How much is 1 million Egyptian pounds in USD?
As of early 2026, 1 million Egyptian pounds equals roughly $51,600 USD. The maximum fine of 10 million EGP is about $516,000 USD. These amounts are enormous compared to Egypt’s average income, which is around $700 per month.
Why does Egypt ban crypto when so many people use it?
The government sees crypto as a threat to financial stability and a tool for fraud, money laundering, and tax evasion. They believe unregulated digital currencies undermine the Egyptian pound and the banking system. Despite widespread use, officials prioritize control over adoption.
Can I use crypto to send money to Egypt from abroad?
Technically, yes-but it’s risky.
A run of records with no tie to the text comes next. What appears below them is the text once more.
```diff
+    def need(self, k, form):
+        if self.read is not None:
+            self.read[k] |= form
+        have = self.valid[k]
+        if have & form or (form == FORM_UD_SKIP and have & FORM_UD):
+            return
+        w = self.weights[k]
+        cout, cin = w.shape[0], w.shape[1]
+        if form in (FORM_WF, FORM_WD):
+            check(lib().unet_pack_conv3x3_weights(
+                _ptr(w), _ptr(self.wf[k] if form == FORM_WF else None),
+                _ptr(self.wd[k] if form == FORM_WD else None), cout, cin, _stream()))
+        else:
+            if form != FORM_UF:
+                form = FORM_UD | FORM_UD_SKIP
+            check(lib().unet_pack_wino_weights(
+                _ptr(w), _ptr(self.uf[k] if form == FORM_UF else None),
+                _ptr(self.ud[k] if form != FORM_UF else None), cout, cin, _stream()))
+        self.valid[k] = have | form
+
+    def in_arena(self, arena):
+        base, n = arena.data_ptr(), arena.numel()
+        return all(w.data_ptr() == p and p >= base and (p - base) % 16 == 0 and
+                   (p - base) // 4 + w.numel() <= n for w, p in zip(self.weights, self.src_ptrs))
+
+    def sgd_table(self, arena, masks, ud_begin):
+        key = (arena.data_ptr(), arena.numel(), tuple(masks), tuple(ud_begin))
+        hit = self._sgd_tables.get(key)
+        if hit is not None:
+            return hit
+        base = arena.data_ptr()
+        convs = []
+        for w in self.weights:
+            off = w.data_ptr() - base
+            if off < 0 or off % 4 or off // 4 + w.numel() > arena.numel():
+                raise ValueError("sgd_table: a 3x3 weight is not a view of the arena")
+            convs.append((off // 4, w.shape[0], w.shape[1]))
+        tile_rows, range_rows, blocks = sgd_forms_layout(arena.numel(), convs)
+        raw = b""
+        for k, (begin, cout, cin, b0) in enumerate(tile_rows):
+            m = masks[k]
+            bits = (m & (FORM_WF | FORM_WD | FORM_UF)) | \
+                (FORM_UD if m & (FORM_UD | FORM_UD_SKIP) else 0)
+            if (self.uf[k] is not None and (cout % 64 or cin % 8)) or \
+                    (self.ud[k] is not None and (cin % 64 or cout % 8)) or ud_begin[k] % 32:
+                raise ValueError("sgd_table: a Winograd form needs 64 | columns and 8 | channels")
+            ptrs = [0 if t is None else t.data_ptr()
+                    for t in (self.wf[k], self.wd[k], self.uf[k], self.ud[k])]
+            raw += struct.pack("<2q4Q6i", begin, 0, *ptrs, cout, cin, b0, bits,
+                               0 if m & FORM_UD else ud_begin[k], 0)
+        for begin, count, b0 in range_rows:
+            raw += struct.pack("<2q4Q6i", begin, count, 0, 0, 0, 0, 0, 0, b0, 0, 0, 0)
+        dev = torch.frombuffer(bytearray(raw), dtype=torch.uint8).to(arena.device)
+        hit = self._sgd_tables[key] = (dev, len(tile_rows) + len(range_rows), blocks)
+        return hit
+
+    def forms_bytes(self, masks):
+        total = 0
+        for k, m in enumerate(masks):
+            e = self.weights[k].numel()
+            total += 4 * e * (bool(m & FORM_WF) + bool(m & FORM_WD)) + \
+                4 * (16 * e // 9) * bool(m & FORM_UF)
+            if m & FORM_UD:
+                total += 4 * (16 * e // 9)
+            elif m & FORM_UD_SKIP:
+                cin = self.weights[k].shape[1]
+                total += 4 * (16 * e // 9) * (cin - self.ud_begin[k]) // cin
+        return total
 
     def matches(self, weights, planes, wino=None):
         wino = tuple(wino) if wino is not None else tuple((False, False) for _ in weights)
@@ -282,6 +407,8 @@
             check(lib().unet_pack_wino_weights_batched(self._wino_table.data_ptr(),
                                                        len(self._wino_jobs), self._wino_blocks,
                                                        _stream()))
+        self.valid = [self._all_forms(k) for k in range(self.n)]
+        self._fresh = None
 
 
 _PREC = {False: 0, True: 1, 0: 0, 1: 1, 3: 3, "fp32": 0, "bf16": 1, "bf16x3": 3}
@@ -1209,6 +1336,19 @@
                                            _ptr(hyper), 1 if first_step else 0, _stream()))
 
 
+def sgd_nesterov_step_forms(params, grads, momentum, table, masks, lr, mu, weight_decay,
+                            first_step, grad_scale=1.0, hyper=None):
+    n = params.numel()
+    dev, rows, blocks = table.sgd_table(params, masks, table.ud_begin)
+    t0 = _begin() if hyper is None else None
+    check(lib().unet_sgd_nesterov_step_forms(
+        _ptr(params), _ptr(grads), _ptr(momentum), n, dev.data_ptr(), rows, blocks, lr, mu,
+        weight_decay, 1 if first_step else 0, grad_scale, _ptr(hyper), _stream()))
+    if t0 is not None:
+        _timer.end("sgd_nesterov", 0.0, 1, t0,
+                   nbytes=4.0 * (5 if not first_step else 4) * n + table.forms_bytes(masks))
+
+
 def recon3x3_fwd(x, slope, w, b):
     x, rx = _act(x)
     N, H, W, C = x.shape
diff --git a/unet-implementations_amd/optim.py b/unet-implementations_amd/optim.py
--- a/unet-implementations_amd/optim.py
+++ b/unet-implementations_amd/optim.py
@@ -1,6 +1,11 @@
 import torch
 
 from . import ops
+
+
+def _arena_written(model):
+    if model is not None:
+        model.__dict__["_arena_writes"] = model.__dict__.get("_arena_writes", 0) + 1
 
 
 class FusedSGD(torch.optim.Optimizer):
@@ -91,6 +96,15 @@
 
     def _advanced(self):
         self._steps += 1
+
+    def _forms_table(self):
+        m = self._model
+        table = m.__dict__.get("_pack_table")
+        if not getattr(m, "sgd_emits_forms", False) or table is None or table.planes or \
+                table.read is None or table.read != table.prev_read or \
+                getattr(m, "grad_ready_hook", None) is not None or not table.in_arena(m._arena):
+            return None
+        return table
 
     @torch.no_grad()
     def step(self, closure=None):
@@ -112,11 +126,22 @@
             first = bool(self.adopt_flat_momentum())
             if self._hyper is not None:
                 self.sync_device_hyper()
+            table = self._forms_table()
+            _arena_written(self._model)
+            if table is not None:
+                masks = list(table.read)
+                ops.sgd_nesterov_step_forms(arena, garena, self._flat_buf, table, masks, g["lr"],
+                                            g["momentum"], g["weight_decay"], first,
+                                            self.grad_scale, hyper=self._hyper)
+                table.valid = masks
+                table._fresh = table.stamp(self._model)
+            elif self._hyper is not None:
                 ops.sgd_nesterov_step_dev(arena, garena, self._flat_buf, self._hyper, first)
             else:
                 ops.sgd_nesterov_step(arena, garena, self._flat_buf, g["lr"], g["momentum"],
                                       g["weight_decay"], first, self.grad_scale)
         else:
+            _arena_written(self._model)
             if self._hyper is not None:
                 raise RuntimeError("device-side hyper-parameters need the flat-arena step (every "
                                    "parameter and gradient a view of the UNet arenas)")
@@ -276,6 +301,7 @@
                     raise RuntimeError(f"{name}.grad does not alias the gradient arena the "
                                        "all-reduce operates on")
         self.sync_device_hyper()
+        _arena_written(self._model)
         if flat:
             arena, garena = self._model.flat_parameters()
             self.adopt_flat_moments()
diff --git a/unet-implementations_amd/train.py b/unet-implementations_amd/train.py
--- a/unet-implementations_amd/train.py
+++ b/unet-implementations_amd/train.py
@@ -90,6 +90,9 @@
         with torch.no_grad():
             arena.copy_(keep_arena)
             optimizer._restore(keep_opt)
+        table = model.__dict__.get("_pack_table")
+        self._table = table if table is not None and table._fresh is not None else None
+        self._forms = list(table.valid) if self._table is not None else None
 
     def __call__(self, images, masks):
         if images.shape != self.images.shape or masks.shape != self.masks.shape:
@@ -103,7 +106,16 @@
         if masks.data_ptr() != self.masks.data_ptr():
             self.masks.copy_(masks, non_blocking=True)
         self.optimizer.sync_device_hyper()
+        table = self._table
+        if table is not None:
+            if not table.fresh_for(self.model) or \
+                    any(f & ~v for f, v in zip(self._forms, table.valid)):
+                table.run()
+        self.model.__dict__["_arena_writes"] = self.model.__dict__.get("_arena_writes", 0) + 1
         self.graph.replay()
+        if table is not None:
+            table.valid = list(self._forms)
+            table._fresh = table.stamp(self.model)
         self.optimizer._advanced()
         return self.loss
 
diff --git a/unet-implementations_amd/unet.py b/unet-implementations_amd/unet.py
--- a/unet-implementations_amd/unet.py
+++ b/unet-implementations_amd/unet.py
@@ -304,6 +304,7 @@
         self.winograd = True
         self.fullres_folds = True
         self.wgrad32_folds = True
+        self.sgd_emits_forms = True
         self.input_mean, self.input_std = ops.IMAGENET_MEAN, ops.IMAGENET_STD
 
     def _build_bottleneck(self, common):
@@ -598,7 +599,7 @@
         planes = 3 if mode == "bf16x3" else (1 if (mode == "bf16" and model.fused_pipeline) else False)
         if table is None or not table.matches(convs, planes, wino):
             table = model.__dict__["_pack_table"] = ops.PackTable(convs, planes, wino)
-        table.run()
+        table.begin_walk(model)
         self.table = table
         self.row = {id(w): k for k, w in enumerate(convs)}
 
@@ -624,6 +625,19 @@
                         ud1 = t.ud[k]
                 elif c1 == 0 and ops.conv_wino_supported(n, h, w_, cout, 0, c0):
                     ud = t.ud[k]
+        t.need(k, ops.FORM_UF if wu is not None else ops.FORM_WF)
+        if self.need_grad:
+            if ud is None:
+                t.need(k, ops.FORM_WD)
+            else:
+                t.need(k, ops.FORM_UD)
+            if ud1 is not None:
+                c0 = s0.shape[3]
+                if c0 % 32 == 0 and t.ud_begin[k] in (0, c0):
+                    t.ud_begin[k] = c0
+                    t.need(k, ops.FORM_UD_SKIP)
+                else:
+                    t.need(k, ops.FORM_UD)
         return (t.wf[k], t.wf3[k], wu), (t.wd[k], t.wd3[k], ud, ud1)
 
     def run_layer(self, l, x0, x1, place):
@@ -760,6 +774,8 @@
         dx0 = dx1 = None
         N, H, W, C0 = x0.shape
         if need_dx:
+            if rec.ud is not None and dx0_acc is not None:
+                self.table.need(self.row[id(l.conv.weight)], ops.FORM_WD)
             dx0 = ops.conv3x3_bwd_data(dy, rec.wd, 0, C0, H, W, l.stride, out=dx0_acc,
                                        accumulate=dx0_acc is not None, bf16=self.mode,
                                        wd3=rec.wd3, nxt=nxt, ud=rec.ud)
```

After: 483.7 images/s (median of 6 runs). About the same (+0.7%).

Receiving crypto is not illegal by itself, but converting it to EGP through a local trader or exchange could trigger legal action. Many people still do it, but they rely on cash trades and avoid digital trails. Banks may flag incoming crypto-related transfers.
Are there any licensed crypto exchanges in Egypt?
No. There are zero government-approved cryptocurrency exchanges or platforms operating legally in Egypt. Any service claiming to be licensed is either fraudulent or operating outside the law.
What happens to your assets if you’re fined for crypto trading?
The court can freeze your bank accounts, seize your crypto wallets, and confiscate devices used for trading. If you can’t pay the fine, the state may auction off property or assets to cover the cost. Jail time is also a possibility if the fine isn’t paid.
Has anyone actually been jailed for crypto trading in Egypt?
Yes. While exact numbers aren’t public, multiple cases have been reported by local news outlets and human rights groups. Most involve promoters, influencers, and operators of crypto-related services-not individual buyers. But arrests are increasing as enforcement tools improve.
Can I still use crypto for remittances in Egypt?
Many people do, especially those receiving money from family abroad. But doing so puts you at legal risk. If the transaction is traced and reported, you could face investigation. Some use cash-based P2P trades to avoid digital records, but this carries its own dangers.
Will Egypt ever legalize cryptocurrency?
It’s possible-but not soon. The government’s stance is rooted in fear of losing control over financial flows. Any legalization would likely mean a state-controlled digital currency or heavily restricted exchanges under full surveillance. A free, open crypto market is not on the table.